--- Collected data ---
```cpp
// ... 117 lines not shown
                               float* num_received_updates_dev, int32_t* success_out_dev, float* kl_out_dev,
                               int32_t* n_probes_out_dev, float* packed_out_dev);
int gmmvi_update_components_kl_reference(gmmvi_ctx* ctx, int K, int D, float* means_dev, float* chols_dev,
                                         const float* H_neg_dev, const float* g_neg_dev, const float* stepsizes_dev,
                                         float temperature, float l2_init, float* last_eta_dev, float* l2_dev,
                                         float* num_received_updates_dev, int32_t* success_out_dev, float* kl_out_dev,
                                         int32_t* n_probes_out_dev);
int gmmvi_update_components_direct(gmmvi_ctx* ctx, int K, int D, float* means_dev, float* chols_dev,
                                   const float* H_neg_dev, const float* g_neg_dev, const float* stepsizes_dev,
                                   float l2_init, float* l2_dev, float* num_received_updates_dev,
                                   int32_t* success_out_dev);
int gmmvi_update_components_iblr(gmmvi_ctx* ctx, int K, int D, float* means_dev, float* chols_dev,
                                 const float* H_neg_dev, const float* g_neg_dev, const float* stepsizes_dev,
                                 float l2_init, float* l2_dev, float* num_received_updates_dev,
                                 int32_t* success_out_dev);

int gmmvi_expected_log_ratios(gmmvi_ctx* ctx, int K, int N, const float* ld_dev, const float* bg_dev,
                              const float* tlp_dev, const float* logq_dev, float beta, const float* logw_dev,
                              int self_normalized, float* E_out_dev, float* reward_out_dev, float* ess_out_dev);
int gmmvi_update_weights_kl(gmmvi_ctx* ctx, int K, float* logw_dev, const float* E_dev, const float* stepsize_dev,
                            float beta, float* kl_eta_out_dev);
int gmmvi_update_weights_direct(gmmvi_ctx* ctx, int K, float* logw_dev, const float* E_dev,
                                const float* stepsize_dev, float beta);
int gmmvi_component_stepsize_improvement(gmmvi_ctx* ctx, int K, float* stepsizes_dev, const float* rewards_prev_dev,
                                         const float* rewards_last_dev, float min_stepsize, float max_stepsize,
                                         float inc_factor, float dec_factor);
int gmmvi_weight_stepsize_improvement(gmmvi_ctx* ctx, int K, const float* logw_dev, const float* rewards_last_dev,
                                      float* state_dev, float min_stepsize, float max_stepsize, float inc_factor,
                                      float dec_factor);

typedef struct gmmvi_samtron_plan {
    int32_t K, D, N;
    int32_t target_kind;
    int32_t target_family, target_K;
    float target_nu;
    const float* target_packed;
    const float* target_logw;
    const float* planar_prior_std;
    const float* planar_goals;
    int32_t planar_goals_count;
    float planar_likelihood_std;
    float* means; float* chols; float* logw;
    const float* packed;
    float* packed_new;
    float* stepsizes; float* last_eta; float* l2; float* num_updates;
    int32_t* success_out;
// ... 113 lines not shown
```

Measured before the change: 5.137 billion samples*components/s.

## Fuse expected-log-ratio and weight-update kernels via last-block ticket handoff

The expected-log-ratios kernel and the weight-update kernel now run as one launch. Each block atomically publishes its E and reward values and draws a ticket. The block that draws the last ticket resets the counter and runs the weight update in its first wave. This removes one kernel launch and the gap between the two kernels in each SAMTRON iteration. In exchange it adds atomics, a per-context ticket buffer and a serial tail in a single block, and it falls back to the old two-kernel path when prep riders are pending or LDS would be too large.

```diff
diff --git a/gmmvi_amd/_lib.py b/gmmvi_amd/_lib.py
--- a/gmmvi_amd/_lib.py
+++ b/gmmvi_amd/_lib.py
@@ -107,6 +107,8 @@
     "gmmvi_expected_log_ratios": (_i, [_p, _i, _i, _p, _p, _p, _p, _f, _p, _i, _p, _p, _p]),
     "gmmvi_update_weights_kl": (_i, [_p, _i, _p, _p, _p, _f, _p]),
     "gmmvi_update_weights_direct": (_i, [_p, _i, _p, _p, _p, _f]),
+    "gmmvi_expected_log_ratios_update_weights": (_i, [_p, _i, _i, _p, _p, _p, _p, _f, _p, _i, _p, _p, _i, _p, _p, _p, _i, _p, _p,
+                                                      _p, _i, _i, _u64, _u64, _p, _p]),
     "gmmvi_component_stepsize_improvement": (_i, [_p, _i, _p, _p, _p, _f, _f, _f, _f]),
     "gmmvi_weight_stepsize_improvement": (_i, [_p, _i, _p, _p, _p, _f, _f, _f, _f]),
     "gmmvi_train_iter_samtron": (_i, [_p, _p]),
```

--- WORK TO COMPLETE ---
Filter the records for the string "beta" and copy every line that holds it.

--- EXPECTED ANSWER ---
                              const float* tlp_dev, const float* logq_dev, float beta, const float* logw_dev,
                            float beta, float* kl_eta_out_dev);
                                const float* stepsize_dev, float beta);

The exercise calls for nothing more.